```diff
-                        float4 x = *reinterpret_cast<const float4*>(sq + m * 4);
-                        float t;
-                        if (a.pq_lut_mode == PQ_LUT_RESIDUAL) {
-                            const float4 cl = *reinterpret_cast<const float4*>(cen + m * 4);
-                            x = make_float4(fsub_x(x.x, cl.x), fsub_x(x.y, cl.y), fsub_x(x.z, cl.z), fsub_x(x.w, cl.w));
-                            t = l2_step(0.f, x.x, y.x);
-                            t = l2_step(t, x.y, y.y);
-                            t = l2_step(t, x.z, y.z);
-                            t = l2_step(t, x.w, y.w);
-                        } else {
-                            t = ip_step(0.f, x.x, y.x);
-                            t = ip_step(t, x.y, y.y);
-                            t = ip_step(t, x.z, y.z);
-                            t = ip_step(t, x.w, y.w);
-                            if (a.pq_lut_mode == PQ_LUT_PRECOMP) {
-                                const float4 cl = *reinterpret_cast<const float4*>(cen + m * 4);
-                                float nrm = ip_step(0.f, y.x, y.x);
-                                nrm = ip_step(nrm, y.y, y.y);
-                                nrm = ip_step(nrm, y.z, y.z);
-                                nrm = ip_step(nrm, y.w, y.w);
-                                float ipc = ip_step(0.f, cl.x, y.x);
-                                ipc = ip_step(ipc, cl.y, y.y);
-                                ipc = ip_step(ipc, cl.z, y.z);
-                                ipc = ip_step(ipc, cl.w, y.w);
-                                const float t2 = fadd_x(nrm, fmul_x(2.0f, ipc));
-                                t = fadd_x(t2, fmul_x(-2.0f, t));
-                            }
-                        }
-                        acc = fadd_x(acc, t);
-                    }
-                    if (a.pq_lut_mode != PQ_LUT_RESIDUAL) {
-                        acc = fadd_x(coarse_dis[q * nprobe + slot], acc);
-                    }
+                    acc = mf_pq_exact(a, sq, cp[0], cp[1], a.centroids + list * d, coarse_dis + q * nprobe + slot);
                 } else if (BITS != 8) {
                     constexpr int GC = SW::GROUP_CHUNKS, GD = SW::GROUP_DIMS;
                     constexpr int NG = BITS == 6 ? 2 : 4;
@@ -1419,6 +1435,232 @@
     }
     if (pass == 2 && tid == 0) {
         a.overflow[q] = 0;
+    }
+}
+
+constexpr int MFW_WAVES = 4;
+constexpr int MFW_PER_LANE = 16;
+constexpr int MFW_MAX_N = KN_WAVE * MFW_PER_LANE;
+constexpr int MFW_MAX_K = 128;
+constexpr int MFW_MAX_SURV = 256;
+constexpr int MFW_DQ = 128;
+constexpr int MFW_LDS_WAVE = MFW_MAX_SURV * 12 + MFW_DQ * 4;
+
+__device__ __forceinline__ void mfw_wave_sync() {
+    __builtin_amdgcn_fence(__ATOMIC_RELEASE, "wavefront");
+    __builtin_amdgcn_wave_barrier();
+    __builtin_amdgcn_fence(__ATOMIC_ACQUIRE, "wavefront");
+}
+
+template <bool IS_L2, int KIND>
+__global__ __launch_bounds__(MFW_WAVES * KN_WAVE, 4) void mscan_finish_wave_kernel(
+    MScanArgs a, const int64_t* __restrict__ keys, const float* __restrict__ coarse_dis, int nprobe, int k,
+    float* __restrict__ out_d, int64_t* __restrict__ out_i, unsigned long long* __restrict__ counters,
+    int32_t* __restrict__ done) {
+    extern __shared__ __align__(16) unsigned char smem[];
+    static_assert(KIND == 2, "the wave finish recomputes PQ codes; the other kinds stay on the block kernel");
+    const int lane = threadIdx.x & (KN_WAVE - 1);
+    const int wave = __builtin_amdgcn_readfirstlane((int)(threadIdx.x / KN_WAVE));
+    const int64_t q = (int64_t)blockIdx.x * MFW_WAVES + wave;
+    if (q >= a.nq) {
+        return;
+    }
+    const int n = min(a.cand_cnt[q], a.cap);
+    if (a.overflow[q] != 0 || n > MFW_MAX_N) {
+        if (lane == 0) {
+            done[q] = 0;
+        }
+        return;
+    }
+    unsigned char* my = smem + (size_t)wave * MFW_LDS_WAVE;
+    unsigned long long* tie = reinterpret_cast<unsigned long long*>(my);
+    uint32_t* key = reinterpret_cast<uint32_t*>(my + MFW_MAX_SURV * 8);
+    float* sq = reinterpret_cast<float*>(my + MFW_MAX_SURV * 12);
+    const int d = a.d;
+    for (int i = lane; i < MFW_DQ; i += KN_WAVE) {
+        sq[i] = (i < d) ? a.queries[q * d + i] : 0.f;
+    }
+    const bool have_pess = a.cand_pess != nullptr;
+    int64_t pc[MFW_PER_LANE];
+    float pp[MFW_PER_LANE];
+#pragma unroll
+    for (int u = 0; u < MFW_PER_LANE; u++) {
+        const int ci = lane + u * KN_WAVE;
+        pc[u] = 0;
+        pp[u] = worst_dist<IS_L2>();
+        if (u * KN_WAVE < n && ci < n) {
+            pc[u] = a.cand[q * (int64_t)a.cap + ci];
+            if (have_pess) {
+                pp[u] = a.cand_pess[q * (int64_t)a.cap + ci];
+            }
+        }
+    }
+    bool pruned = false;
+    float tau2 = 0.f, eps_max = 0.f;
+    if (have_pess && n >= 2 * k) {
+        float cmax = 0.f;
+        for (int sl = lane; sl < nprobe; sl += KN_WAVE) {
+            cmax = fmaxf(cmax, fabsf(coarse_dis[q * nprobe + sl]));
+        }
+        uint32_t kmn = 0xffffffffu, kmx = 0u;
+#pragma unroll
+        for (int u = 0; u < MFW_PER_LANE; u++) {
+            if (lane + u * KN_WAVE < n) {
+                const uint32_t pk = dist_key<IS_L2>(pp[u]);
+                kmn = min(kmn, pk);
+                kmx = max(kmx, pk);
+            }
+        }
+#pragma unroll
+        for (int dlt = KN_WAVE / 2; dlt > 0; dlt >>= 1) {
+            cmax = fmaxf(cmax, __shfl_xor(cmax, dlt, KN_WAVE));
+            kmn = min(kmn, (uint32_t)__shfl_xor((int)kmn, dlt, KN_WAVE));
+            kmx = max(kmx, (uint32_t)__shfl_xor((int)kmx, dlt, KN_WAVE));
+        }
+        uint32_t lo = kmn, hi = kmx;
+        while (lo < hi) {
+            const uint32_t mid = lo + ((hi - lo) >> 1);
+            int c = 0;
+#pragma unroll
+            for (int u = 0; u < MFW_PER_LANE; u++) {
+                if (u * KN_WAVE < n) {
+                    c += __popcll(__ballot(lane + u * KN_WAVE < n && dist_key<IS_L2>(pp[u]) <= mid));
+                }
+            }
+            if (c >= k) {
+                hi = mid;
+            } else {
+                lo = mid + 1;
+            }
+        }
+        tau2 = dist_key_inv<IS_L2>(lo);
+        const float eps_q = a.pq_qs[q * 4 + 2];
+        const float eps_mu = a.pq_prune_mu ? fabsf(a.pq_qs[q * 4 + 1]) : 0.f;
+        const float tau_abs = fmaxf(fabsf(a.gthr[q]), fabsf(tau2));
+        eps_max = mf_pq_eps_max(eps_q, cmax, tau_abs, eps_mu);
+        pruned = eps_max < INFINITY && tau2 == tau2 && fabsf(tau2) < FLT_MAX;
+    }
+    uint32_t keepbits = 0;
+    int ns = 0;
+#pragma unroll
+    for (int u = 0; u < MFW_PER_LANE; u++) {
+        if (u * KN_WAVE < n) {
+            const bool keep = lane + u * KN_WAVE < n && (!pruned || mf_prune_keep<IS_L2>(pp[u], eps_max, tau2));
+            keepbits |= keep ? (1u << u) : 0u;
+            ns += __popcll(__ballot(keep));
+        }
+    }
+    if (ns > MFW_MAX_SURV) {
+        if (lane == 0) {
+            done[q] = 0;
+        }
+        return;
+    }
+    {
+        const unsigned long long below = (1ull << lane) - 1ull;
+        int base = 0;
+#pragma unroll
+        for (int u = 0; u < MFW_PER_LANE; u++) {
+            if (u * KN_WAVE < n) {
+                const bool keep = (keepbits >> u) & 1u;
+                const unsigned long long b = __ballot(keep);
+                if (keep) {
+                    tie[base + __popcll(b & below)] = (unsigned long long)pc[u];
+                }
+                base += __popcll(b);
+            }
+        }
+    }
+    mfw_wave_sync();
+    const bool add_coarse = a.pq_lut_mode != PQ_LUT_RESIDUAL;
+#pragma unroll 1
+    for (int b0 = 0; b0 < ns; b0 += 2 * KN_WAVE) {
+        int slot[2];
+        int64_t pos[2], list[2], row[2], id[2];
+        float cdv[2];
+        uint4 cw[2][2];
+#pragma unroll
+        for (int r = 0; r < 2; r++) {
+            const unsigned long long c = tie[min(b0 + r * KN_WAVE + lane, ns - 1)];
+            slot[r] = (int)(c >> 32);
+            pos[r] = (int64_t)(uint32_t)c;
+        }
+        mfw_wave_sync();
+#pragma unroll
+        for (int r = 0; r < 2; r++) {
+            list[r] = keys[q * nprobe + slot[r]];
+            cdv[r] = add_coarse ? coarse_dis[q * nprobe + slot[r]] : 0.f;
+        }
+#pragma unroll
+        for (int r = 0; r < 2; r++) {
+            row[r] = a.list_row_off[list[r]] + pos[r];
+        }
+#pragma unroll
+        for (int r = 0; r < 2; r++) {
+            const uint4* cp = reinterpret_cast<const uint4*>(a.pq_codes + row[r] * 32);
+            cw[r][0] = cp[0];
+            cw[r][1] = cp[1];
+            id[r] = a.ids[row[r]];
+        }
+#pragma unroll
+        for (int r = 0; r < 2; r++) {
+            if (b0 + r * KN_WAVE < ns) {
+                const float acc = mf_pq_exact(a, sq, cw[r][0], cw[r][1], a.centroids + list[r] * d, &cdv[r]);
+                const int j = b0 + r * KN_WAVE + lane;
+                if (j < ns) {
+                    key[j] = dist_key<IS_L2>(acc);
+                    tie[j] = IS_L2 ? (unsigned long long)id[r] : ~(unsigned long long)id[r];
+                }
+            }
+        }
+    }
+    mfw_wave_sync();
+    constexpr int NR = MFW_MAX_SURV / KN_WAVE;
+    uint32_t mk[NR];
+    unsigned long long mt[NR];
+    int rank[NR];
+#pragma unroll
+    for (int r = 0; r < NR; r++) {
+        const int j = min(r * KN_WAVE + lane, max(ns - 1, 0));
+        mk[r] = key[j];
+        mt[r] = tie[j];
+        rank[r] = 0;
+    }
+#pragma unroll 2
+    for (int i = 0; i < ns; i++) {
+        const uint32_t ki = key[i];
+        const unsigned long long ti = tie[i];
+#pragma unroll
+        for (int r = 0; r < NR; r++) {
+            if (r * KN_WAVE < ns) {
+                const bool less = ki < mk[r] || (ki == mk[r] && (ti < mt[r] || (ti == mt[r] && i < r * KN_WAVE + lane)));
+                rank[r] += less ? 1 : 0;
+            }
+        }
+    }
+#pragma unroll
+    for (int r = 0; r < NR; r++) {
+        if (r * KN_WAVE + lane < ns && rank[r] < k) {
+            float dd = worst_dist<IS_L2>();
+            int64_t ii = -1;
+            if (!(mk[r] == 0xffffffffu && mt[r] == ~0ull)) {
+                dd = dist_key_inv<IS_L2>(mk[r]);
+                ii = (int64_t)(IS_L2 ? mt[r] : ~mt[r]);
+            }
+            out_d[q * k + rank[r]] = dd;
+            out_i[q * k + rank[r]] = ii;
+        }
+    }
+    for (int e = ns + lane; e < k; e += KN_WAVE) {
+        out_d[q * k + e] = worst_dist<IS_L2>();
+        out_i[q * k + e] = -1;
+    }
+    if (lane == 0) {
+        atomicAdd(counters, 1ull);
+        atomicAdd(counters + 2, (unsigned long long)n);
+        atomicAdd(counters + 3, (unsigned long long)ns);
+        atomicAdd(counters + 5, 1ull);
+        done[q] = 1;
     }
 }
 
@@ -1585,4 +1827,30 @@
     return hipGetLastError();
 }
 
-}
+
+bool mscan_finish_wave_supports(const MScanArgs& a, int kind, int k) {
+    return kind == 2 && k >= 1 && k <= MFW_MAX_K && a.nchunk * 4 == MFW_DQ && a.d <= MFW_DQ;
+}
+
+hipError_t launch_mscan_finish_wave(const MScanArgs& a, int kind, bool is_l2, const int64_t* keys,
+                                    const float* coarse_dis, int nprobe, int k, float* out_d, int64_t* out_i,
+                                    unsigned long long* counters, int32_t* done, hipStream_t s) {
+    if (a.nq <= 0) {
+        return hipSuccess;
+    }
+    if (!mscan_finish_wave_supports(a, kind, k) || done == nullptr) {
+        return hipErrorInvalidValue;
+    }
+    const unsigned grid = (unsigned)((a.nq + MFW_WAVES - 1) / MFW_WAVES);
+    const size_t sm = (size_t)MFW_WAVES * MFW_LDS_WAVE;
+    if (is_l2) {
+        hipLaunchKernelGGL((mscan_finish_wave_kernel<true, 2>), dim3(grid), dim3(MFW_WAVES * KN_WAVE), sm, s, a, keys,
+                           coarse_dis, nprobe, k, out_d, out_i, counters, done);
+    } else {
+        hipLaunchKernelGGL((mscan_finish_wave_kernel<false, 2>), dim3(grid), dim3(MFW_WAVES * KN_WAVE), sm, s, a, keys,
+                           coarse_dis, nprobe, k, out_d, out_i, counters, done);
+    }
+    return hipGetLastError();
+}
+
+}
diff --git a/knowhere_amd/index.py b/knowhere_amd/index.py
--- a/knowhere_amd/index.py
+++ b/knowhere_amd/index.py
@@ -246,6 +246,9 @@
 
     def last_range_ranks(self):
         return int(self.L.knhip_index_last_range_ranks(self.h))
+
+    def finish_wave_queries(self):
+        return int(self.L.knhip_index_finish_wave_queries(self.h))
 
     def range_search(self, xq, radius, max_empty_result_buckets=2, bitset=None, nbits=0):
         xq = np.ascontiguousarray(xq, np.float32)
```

_Work request_: What lines in the listing include the string "hipGetLastError"? Copy them out.

_Response to this task_:
     return hipGetLastError();
+    return hipGetLastError();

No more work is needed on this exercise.